> **Task goal**
Go through the records line by line and work out how many lines hold the word "typedef". Answer with the number only.

> **Raw data**

....................

## Fuse BN-backward prologue and preceding BN/swish grad reductions into rows pointwise kernel

Adds a BB template variant of the rows pointwise kernel that evaluates the batch-norm/activation backward on the input operand in the prologue. It optionally writes dz, accumulates dgamma/dbeta, and fuses per-image reductions for a following swish/BN backward (p5) into the epilogue through LDS and atomics. Previously these backward pointwise GEMMs fell back to other kernel forms, with separate elementwise and reduction passes. The change adds LDS use, atomics and restrictive eligibility conditions, and uses a larger block count for small-LDS cases.

```diff
diff --git a/mm_distillnet_amd/csrc/pw_rows.hip b/mm_distillnet_amd/csrc/pw_rows.hip
--- a/mm_distillnet_amd/csrc/pw_rows.hip
+++ b/mm_distillnet_amd/csrc/pw_rows.hip
@@ -24,14 +24,17 @@
 typedef __attribute__((address_space(3))) void* lds_vptr;
 typedef const __attribute__((address_space(1))) void* glb_vptr;
 
-template <int NKK, int C>
+template <int NKK, int C, int BB = 0>
 __global__ __launch_bounds__(512, 2) void pw_rows_kernel(PwArgs a, RowsArgs ra) {
   extern __shared__ float smem[];
   const int K = NKK * 8, N = a.N, LDB = ra.LDB, pcols = ra.pcols;
+  constexpr int NCO = BB ? 5 : 2;
   float* const sB = smem;
   float* const sCoef = sB + pcols * LDB;
-  float* const sEp = sCoef + 2 * K;
+  float* const sEp = sCoef + NCO * K;
   float* const sStat = sEp + 3 * pcols;
+  float* const sP5c = sStat + ra.nlev * 2 * pcols;
+  float* const sP5 = sP5c + 4 * pcols;
   const int tid = threadIdx.x, lane = tid & 63, r = lane & 15, g = lane >> 4;
   const int wave = __builtin_amdgcn_readfirstlane(tid >> 6);
   const int panel = blockIdx.x / ra.bpp, bi = blockIdx.x - panel * ra.bpp;
@@ -42,6 +45,7 @@
   const int q_mid = q_beg + (q_end - q_beg + 1) / 2;
   const int s_beg = (wave < 4) ? q_beg : q_mid, s_end = (wave < 4) ? q_mid : q_end;
   f32x2 an[NKK], gn[NKK];
+  float rs_n = 1.f;
   int lev_n = 0, Mv_n = a.M, srow0_n = 0, rpi_n = a.rows_per_image;
     auto fetch = [&](int s) {
       const int row0 = s * 16;
@@ -54,7 +58,12 @@
       const float* xp = a.x + (size_t)row * K + 2 * g;
 #pragma unroll
       for (int kk = 0; kk < NKK; ++kk) an[kk] = *reinterpret_cast<const f32x2*>(xp + kk * 8);
-      if (ra.mode & RW_GATE) {
+      if constexpr (BB) {
+        const float* zp = a.bb.z + (size_t)row * K + 2 * g;
+#pragma unroll
+        for (int kk = 0; kk < NKK; ++kk) gn[kk] = *reinterpret_cast<const f32x2*>(zp + kk * 8);
+        rs_n = a.bb.mul_b ? a.bb.mul_b[row / a.bb.rows_per_image] : 1.f;
+      } else if (ra.mode & RW_GATE) {
         const float* gp = a.gate + (size_t)(row / rpi_n) * K + 2 * g;
 #pragma unroll
         for (int kk = 0; kk < NKK; ++kk) gn[kk] = *reinterpret_cast<const f32x2*>(gp + kk * 8);
@@ -71,7 +80,18 @@
       if (slot < total && k4 < f4)
         __builtin_amdgcn_global_load_lds((glb_vptr)(uintptr_t)src, (lds_vptr)(uintptr_t)(sB + ii * 256), 16, 0, 0);
     }
-    if (ra.mode & RW_AFF)
+    if constexpr (BB) {
+      bn_bwd_tab_fill(a.bb, K, sCoef, tid, 512);
+      if (a.bb.dgamma && blockIdx.x == 0)
+        for (int c = tid; c < K; c += 512) { a.bb.dgamma[c] += (float)a.bb.sums[K + c]; a.bb.dbeta[c] += (float)a.bb.sums[c]; }
+      if (a.p5.z) {
+        for (int c = tid; c < pcols; c += 512) {
+          const int col = min(n0p + c, N - 1);
+          sP5c[c] = a.p5.scale[col]; sP5c[pcols + c] = a.p5.shift[col]; sP5c[2 * pcols + c] = a.p5.mean[col]; sP5c[3 * pcols + c] = a.p5.invstd[col];
+        }
+        for (int i = tid; i < 10 * pcols; i += 512) sP5[i] = 0.f;
+      }
+    } else if (ra.mode & RW_AFF)
       for (int k = tid; k < K; k += 512) {
         float sc, sh;
         if (a.in_bn.stats) bn_live_coef(a.in_bn, k, sc, sh);
@@ -90,6 +110,7 @@
   asm volatile("s_waitcnt vmcnt(0)" ::: "memory");
   __syncthreads();
 
+  const int p5_img0 = (BB && a.p5.z) ? (int)((long long)(bi * 4) * ra.nslabs / nslot) * 16 / a.p5.rows_per_image : 0;
   if (s_beg < s_end) {
     for (int s = s_beg; s < s_end; ++s) {
       const int row0 = s * 16;
@@ -97,7 +118,19 @@
       f32x2 ac[NKK];
 #pragma unroll
       for (int kk = 0; kk < NKK; ++kk) ac[kk] = an[kk];
-      if (ra.mode & RW_AFF) {
+      if constexpr (BB) {
+        const bool dz_st = a.bb.dz_out && panel == 0 && row0 + r < Mv;
+        float* const dzp = a.bb.dz_out + (size_t)(row0 + r) * K + 2 * g;
+#pragma unroll
+        for (int kk = 0; kk < NKK; ++kk) {
+          const float* t = &sCoef[kk * 8 + 2 * g];
+          const f32x2 a1 = *reinterpret_cast<const f32x2*>(t), a2 = *reinterpret_cast<const f32x2*>(t + K), a3 = *reinterpret_cast<const f32x2*>(t + 2 * K);
+          const f32x2 mu = *reinterpret_cast<const f32x2*>(t + 3 * K), sh = *reinterpret_cast<const f32x2*>(t + 4 * K);
+          ac[kk].x = bn_bwd_eval(ac[kk].x, gn[kk].x, rs_n, a.bb.act, a1.x, a2.x, a3.x, mu.x, sh.x);
+          ac[kk].y = bn_bwd_eval(ac[kk].y, gn[kk].y, rs_n, a.bb.act, a1.y, a2.y, a3.y, mu.y, sh.y);
+          if (dz_st) *reinterpret_cast<f32x2*>(dzp + kk * 8) = ac[kk];
+        }
+      } else if (ra.mode & RW_AFF) {
 #pragma unroll
         for (int kk = 0; kk < NKK; ++kk) {
           const f32x2 sc = *reinterpret_cast<const f32x2*>(&sCoef[kk * 8 + 2 * g]);
@@ -140,6 +173,15 @@
           for (int j = 0; j < C; ++j)
 #pragma unroll
             for (int i = 0; i < 4; ++i) res[j][i] = (c0 + j * 16 < N && rok[i]) ? a.residual[off[i] + c0 + j * 16] : 0.f;
+        }
+        float pz[BB ? C : 1][4];
+        if constexpr (BB) {
+          if (a.p5.z) {
+#pragma unroll
+            for (int j = 0; j < C; ++j)
+#pragma unroll
+              for (int i = 0; i < 4; ++i) pz[j][i] = a.p5.z[off[i] + min(c0 + j * 16, N - 1)];
+          }
         }
         f32x4 acc[C];
 #pragma unroll
@@ -203,6 +245,32 @@
 #pragma unroll
             for (int i = 0; i < 4; ++i) acc[j][i] += res[j][i];
         }
+        if constexpr (BB) {
+          if (a.p5.z) {
+            float* const dst = sP5 + (row0 / a.p5.rows_per_image - p5_img0) * 5 * pcols + cbase + r;
+#pragma unroll
+            for (int j = 0; j < C; ++j) {
+              const float* q = sP5c + cbase + j * 16 + r;
+              const float sc = q[0], sh = q[pcols], mu = q[2 * pcols], is = q[3 * pcols];
+              const bool cok = c0 + j * 16 < N;
+              float t[5] = {0.f, 0.f, 0.f, 0.f, 0.f};
+#pragma unroll
+              for (int i = 0; i < 4; ++i) {
+                const float zv = pz[j][i], gv = acc[j][i];
+                const float u = zv * sc + sh;
+                const float sg = mmd_sigmoid(u);
+                const float sp = sg * (1.0f + u * (1.0f - sg));
+                const float xh = (zv - mu) * is;
+                if (full || (cok && rok[i])) { t[0] += gv * (u * sg); t[1] += gv * sp; t[2] += gv * sp * xh; t[3] += sp; t[4] += sp * xh; }
+              }
+#pragma unroll
+              for (int k = 0; k < 5; ++k) {
+                t[k] += __shfl_xor(t[k], 16, 64); t[k] += __shfl_xor(t[k], 32, 64);
+                if (g == 0 && cok) atomicAdd(&dst[k * pcols + j * 16], t[k]);
+              }
+            }
+          }
+        }
         if (!(ra.mode & RW_ABL_NOSTORE)) {
           float* yp[4];
 #pragma unroll
@@ -220,6 +288,17 @@
                 if (c0 + j * 16 < N && rok[i]) yp[i][j * 16] = acc[j][i];
           }
         }
+      }
+    }
+  }
+  if constexpr (BB) {
+    if (a.p5.z) {
+      __syncthreads();
+      for (int i = tid; i < 10 * pcols; i += 512) {
+        const int sl = i / (5 * pcols), rem = i - sl * 5 * pcols, k = rem / pcols, c = rem - k * pcols;
+        const int col = n0p + c, img = p5_img0 + sl;
+        const float v = sP5[i];
+        if (col < N && img < a.p5.B && v != 0.f) atomicAdd(&a.p5.out[((size_t)k * a.p5.B + img) * N + col], v);
       }
     }
   }
@@ -251,6 +330,9 @@
     default: return nullptr;
   }
 }
+static RowsKern rows_pick_bb(int nkk) {
+  return nkk == 2 ? pw_rows_kernel<2, 3, 1> : nkk == 3 ? pw_rows_kernel<3, 3, 1> : nkk == 6 ? pw_rows_kernel<6, 3, 1> : nullptr;
+}
 static RowsKern rows_pick(int nkk, int c) {
   return c == 7 ? rows_pick_k<7>(nkk) : c == 4 ? rows_pick_k<4>(nkk) : c == 3 ? rows_pick_k<3>(nkk) : c == 1 ? rows_pick_k<1>(nkk) : nullptr;
 }
@@ -259,12 +341,16 @@
 int pw_rows_try(PwArgs& a, hipStream_t stream) {
   static const int off = getenv("MMD_NO_ROWS") ? 1 : 0;
   static const int lds_blk = getenv("MMD_ROWS_LDS") ? atoi(getenv("MMD_ROWS_LDS")) : 120 * 1024;
-  if (off || a.bf16 || a.bb.z || a.xs.z || a.st.Cin) return 0;
+  if (off || a.bf16 || a.xs.z || a.st.Cin) return 0;
   const int M = a.M, K = a.K, N = a.N;
   if (K < 16 || K > 128 || (K & 7)) return 0;
+  const bool bb = a.bb.z != nullptr;
+  if (bb && ((K != 16 && K != 24 && K != 48) || (N & 15) || a.stats || a.pyr.n || a.y_batch_stride || a.gate || a.in_scale || a.in_bn.stats ||
+             a.in_act != MMD_ACT_NONE || (a.p5.z && (a.p5.rows_per_image & 15)))) return 0;
   static const int all = getenv("MMD_ROWS_ALL") ? 1 : 0;
   if (a.form == MMD_PW_FORM_TILED || a.form == MMD_PW_FORM_LONGK || a.form == MMD_PW_FORM_SLAB) return 0;
   if (!all && a.form != MMD_PW_FORM_ROWS && (M < 32768 || a.stats || N < 48)) return 0;
+  if (bb && !all && a.form != MMD_PW_FORM_ROWS && K == 48) return 0;
   if (a.in_act != MMD_ACT_NONE && a.in_act != MMD_ACT_SWISH) return 0;
   if (a.gate && (a.pyr.n || (a.rows_per_image & 15))) return 0;
   const int nkk = K / 8;
@@ -279,7 +365,8 @@
   }
   static const int small_slabs = getenv("MMD_ROWS_SMALL") ? atoi(getenv("MMD_ROWS_SMALL")) : 512;
   if (nslabs * cdiv(tiles, C) < small_slabs && nslabs < small_slabs) C = 1;
-  RowsKern kern = rows_pick(nkk, C);
+  if (bb) C = 3;
+  RowsKern kern = bb ? rows_pick_bb(nkk) : rows_pick(nkk, C);
   if (!kern) return 0;
   RowsArgs ra{};
   ra.LDB = K + 4;
@@ -293,19 +380,22 @@
   static const int abl = (getenv("MMD_DEV") && getenv("MMD_ROWS_ABL")) ? atoi(getenv("MMD_ROWS_ABL")) : 0;
   ra.mode |= abl;
   ra.nlev = a.stats ? (a.pyr.n ? a.pyr.n : 1) : 0;
-  const size_t lds = ((size_t)ra.pcols * ra.LDB + 2 * K + 3 * ra.pcols + (size_t)ra.nlev * 2 * ra.pcols) * sizeof(float);
+  const size_t lds = ((size_t)ra.pcols * ra.LDB + (bb ? 5 : 2) * K + 3 * ra.pcols + (size_t)ra.nlev * 2 * ra.pcols +
+                      (a.p5.z ? 14 * ra.pcols : 0)) * sizeof(float);
   if (lds > 150 * 1024) return 0;
   static const int blk_target = getenv("MMD_ROWS_BLK") ? atoi(getenv("MMD_ROWS_BLK")) : 256;
-  int maxblk = blk_target;
+  static const int blk_target_bb = getenv("MMD_ROWS_BB_BLK") ? atoi(getenv("MMD_ROWS_BB_BLK")) : 512;
+  int maxblk = bb ? (lds <= 78 * 1024 ? blk_target_bb : 256) : blk_target;
   if (a.stats && !a.stats_ws && maxblk > 128 * ra.npanels) maxblk = 128 * ra.npanels;
   int bpp = maxblk / ra.npanels; if (bpp < 1) bpp = 1;
   if (bpp > cdiv(nslabs, 8)) bpp = cdiv(nslabs, 8);
   ra.spw = cdiv(nslabs, bpp * 4);
   ra.bpp = bpp;
+  if (a.p5.z && cdiv(nslabs, bpp) > a.p5.rows_per_image / 16) return 0;
   static bool attr_done[17][8];
-  if (!attr_done[nkk][C]) {
+  if (!attr_done[nkk][bb ? 0 : C]) {
     hipFuncSetAttribute((const void*)kern, hipFuncAttributeMaxDynamicSharedMemorySize, 160 * 1024);
-    attr_done[nkk][C] = true;
+    attr_done[nkk][bb ? 0 : C] = true;
   }
   hipLaunchKernelGGL(kern, dim3(ra.npanels * bpp), dim3(512), lds, stream, a, ra);
   return 1;
```

After: 602.7 images/sec, median of 3. About the same (+0.0%).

....................

> **Written reply**
2